Acknowledging the myriad of differences, it is not farfetched to contend that within the Kingdom of the Netherlands a similar strategy was employed as explained above by Dutch technocrats during the restructuring of the Netherlands Antilles on October the 10th 2010 (10-10-10). Sint Maarten and Curaçao became autonomous countries within the Kingdom (landen binnen het Koninkrijk), while Bonaire, Saba, and Sint Eustatius, the so-called BES islands, got the status of overseas municipalities in the making (Openbare Lichamen). With this facelift of the Dutch Kingdom, the College Financieel Toezicht (CFT) came into existence. Its task as a transnational agency is to supervise and guide the sustainable economic management of all these new entities (recently the sister island of Aruba, which gained its constituent state status in the 1980s, has also had to accept a CFT like body). When the governments of these constituent states of the Dutch Kingdom do not adequately balance the demands of the (inter)national business sectors, the needs and desires of the population, and Kingdom treaties regarding appropriate forms of budgeting and expenditures, the CFT appeals to the Kingdom Council of Ministers.
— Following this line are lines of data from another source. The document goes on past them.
class Engine:

    def __init__(self, cfg, num_games, device=0, mode=MODE_SELFPLAY, training=True, seed=0, first_game_id=0,
                 node_cap=0, value_f64=False):
        self._h = C.c_void_p()
        self.cfg = AfConfig.from_cfg(cfg) if not isinstance(cfg, AfConfig) else cfg
        self.value_f64 = bool(value_f64) or bool(mode & MODE_VALUE_F64)
        mode = (mode & ~MODE_VALUE_F64) | (MODE_VALUE_F64 if self.value_f64 else 0)
        _check(lib().af_engine_create(C.byref(self.cfg), num_games, device, mode, int(training), seed, first_game_id,
                                      node_cap, C.byref(self._h)), "af_engine_create")
        self.G = num_games
        self.S = self.cfg.board_size
        self.C = self.S * self.S
        self.KW2 = lib().af_engine_key_words(self._h)
        self.max_plies = lib().af_engine_max_plies(self._h)
        self.mode = mode & ~MODE_VALUE_F64
        self.device = device
        self._status = np.zeros(num_games, np.int32)
        self._params = {"training": int(bool(training)), "sims": int(self.cfg.simulation_per_step),
                        "upper": int(self.cfg.upper_simulation_per_step), "tick_budget": None}

    def close(self):
        if getattr(self, "_h", None):
            lib().af_engine_destroy(self._h)
            self._h = None

    __del__ = close

    def tick(self, policy_ptr, value_ptr, planes_ptr, stream=None):
        _check(lib().af_engine_tick(self._h, stream, policy_ptr, value_ptr, planes_ptr), "af_engine_tick")

    def status(self, stream=None):
        rc = lib().af_engine_status(self._h, stream, _p(self._status, C.c_int32))
        _check(rc, "engine status")
        return self._status

    def params_key(self):
        p = self._params
        return (p["training"], p["sims"], p["upper"], p["tick_budget"], p.get("memo_epoch"), p.get("memo"))

    def set_training(self, training):
        _check(lib().af_engine_set_training(self._h, int(training)), "af_engine_set_training")
        self._params["training"] = int(bool(training))

    def set_simulations(self, sims, upper):
        _check(lib().af_engine_set_simulations(self._h, int(sims), int(upper)), "af_engine_set_simulations")
        self._params["sims"], self._params["upper"] = int(sims), int(upper)

    def set_root(self, game, key, last_cell=-1, random_a=False, reset_tree=False):
        key = np.ascontiguousarray(key, np.uint64)
        _check(lib().af_engine_set_root(self._h, game, _p(key, C.c_uint64), last_cell, int(random_a), int(reset_tree)),
               "af_engine_set_root")

    def move_result(self, game):
        a, hp, tau = C.c_int32(-1), C.c_int32(0), C.c_double(0)
        pol = np.zeros(self.C, np.float32)
        vis = np.zeros(self.C, np.int32)
        _check(lib().af_engine_move_result(self._h, game, C.byref(a), C.byref(hp), _p(pol, C.c_float),
                                           _p(vis, C.c_int32), C.byref(tau)), "af_engine_move_result")
        return a.value, (pol if hp.value else None), vis, tau.value

    def set_roots(self, games, keys, last_cells, random_a=False, reset_tree=False, stream=None):
        n = len(games)
        g = np.ascontiguousarray(games, np.int32)
        k = np.ascontiguousarray(keys, np.uint64).reshape(n, self.KW2)
        lc = np.ascontiguousarray(last_cells, np.int32)
        ra = np.ascontiguousarray(np.broadcast_to(np.asarray(random_a, np.int32), (n,)))
        rt = np.ascontiguousarray(np.broadcast_to(np.asarray(reset_tree, np.int32), (n,)))
        _check(lib().af_engine_set_roots(self._h, stream, n, _p(g, C.c_int32), _p(k, C.c_uint64), _p(lc, C.c_int32),
                                         _p(ra, C.c_int32), _p(rt, C.c_int32)), "af_engine_set_roots")

    def move_results(self, games, stream=None):
        n = len(games)
        g = np.ascontiguousarray(games, np.int32)
        act, hp = np.zeros(n, np.int32), np.zeros(n, np.int32)
        pol, vis, tau = np.zeros((n, self.C), np.float32), np.zeros((n, self.C), np.int32), np.zeros(n, np.float64)
        _check(lib().af_engine_move_results(self._h, stream, n, _p(g, C.c_int32), _p(act, C.c_int32), _p(hp, C.c_int32),
                                            _p(pol, C.c_float), _p(vis, C.c_int32), _p(tau, C.c_double)), "af_engine_move_results")
        return act, hp, pol, vis, tau

    def counters(self, stream=None):
        out = np.zeros(len(COUNTER_NAMES), np.uint64)
        _check(lib().af_engine_counters(self._h, stream, _p(out, C.c_uint64)), "af_engine_counters")
        return {k: int(v) for k, v in zip(COUNTER_NAMES, out)}

    def tick_histogram(self, stream=None, reset=False):
        out = np.zeros(97, np.uint64)
        _check(lib().af_engine_tick_histogram(self._h, stream, _p(out, C.c_uint64), int(reset)), "tick_histogram")
        return dict(selects=out[:64].astype(np.int64), wave_us=out[64:96].astype(np.int64),
                    max_wave_us=float(out[96]) * 0.01)

    def memo_enable(self, log2_buckets=18, max_stones=5):
        _check(lib().af_engine_memo_enable(self._h, int(log2_buckets), int(max_stones)), "af_engine_memo_enable")
        kw = self.KW2 // 2
        self.memo_bytes = (4 << int(log2_buckets)) * (32 * kw + 256 * kw + 12)
        self._params["memo"] = (int(log2_buckets), int(max_stones))
        self._params["memo_epoch"] = int(lib().af_engine_memo_epoch(self._h))

    @property
    def memo(self):
        return self._params.get("memo")

    def memo_insert(self, policy_ptr, value_ptr, stream=None):
        _check(lib().af_engine_memo_insert(self._h, stream, policy_ptr, value_ptr), "af_engine_memo_insert")

    def memo_clear(self, stream=None):
        _check(lib().af_engine_memo_clear(self._h, stream), "af_engine_memo_clear")
        self._params["memo_epoch"] = int(lib().af_engine_memo_epoch(self._h))

    def memo_stats(self, stream=None):
        out = np.zeros(6, np.uint64)
        _check(lib().af_engine_memo_stats(self._h, stream, _p(out, C.c_uint64)), "af_engine_memo_stats")
        return {k: int(v) for k, v in zip(("launches", "probes", "hits", "inserts", "replaced", "entries"), out)}

    def set_tick_budget(self, selects_per_launch):
        _check(lib().af_engine_set_tick_budget(self._h, int(selects_per_launch)), "af_engine_set_tick_budget")
        self._params["tick_budget"] = int(selects_per_launch)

Once they find the CFT’s analysis reasonable, this body consisting of the council of Ministers of the Netherlands complemented by the Minister Plenipotentiaries of Aruba, Curacao, and Sint Maarten, chaired by the Prime Minister in The Hague, can then instruct the constituent states in the Caribbean part of the Kingdom to comply.

So far much of the interaction between the CFT and the governments of Curacao, Sint Maarten, and Aruba, resemble those between the European technocrats and the Greek political leaders. For instance elected officials on Sint Maarten are being accused of incompetence, corruption, and holding the population hostage. When the government official respond by speaking about the colonial legacy influencing Dutch policy makers, or the faulty behavior of the warlords of businesses breathing down their necks, they are told something similar to “let’s not talk about ideology and ideals; let us just focus on technical solutions”; followed by the explication to cut government spending, privatize government owned companies, pay your bills, be more efficient with regards to tax compliance, and all will be fine.

If the political players in the Netherlands and the Dutch Caribbean isles cannot find a common language, whereby the budget is regulated without jeopardizing the working populations’ ability to flourish and achieve social mobility, we may face something that is underplayed in the media reporting on economic stricken Greece: rising xenophobia, fear and harassment of the newcomers (the immigrants). Like in the economically unstable Dominican Republic, in Greece too newcomers are blamed for all social malaise; without them all so-called “authentic” Greeks (oldcomers) would live a comfortable life; they are accused of stealing the fun and eroding the culture; they are harassed and treated as second class citizens; they are threatened with deportation by populist factions in government (all this persecution, we might add, bearing undeniable traces of colonial and other imperial stereotyping). Since none of us want that—and we know there as signs of such in all parts of the Kingdom—we will need to take seriously that perhaps the solution lies in democratizing upwards and downwards. Ordinary people need to feel that local governments, the Kingdom Council of Ministers, and the CFT, are accountable to them. That in other words, their lives and points of views, matter as much as the global movers and shakers. Technocratic language will have to be imbued with warmth that fosters human understanding.

Dr. Francio Guadeloupe, President, University of St. Martin
Mr. Erwin Wolthuis, Division Head of the Business & Hospitality Program
Mr. Josue Ferrol, Coordinator of the pre-USM program
Mr. Pedro de Weever, Lecturer in the Department of General Liberal Arts.
Ms. Sharelly Emanuelson, guest lecturer at the USM.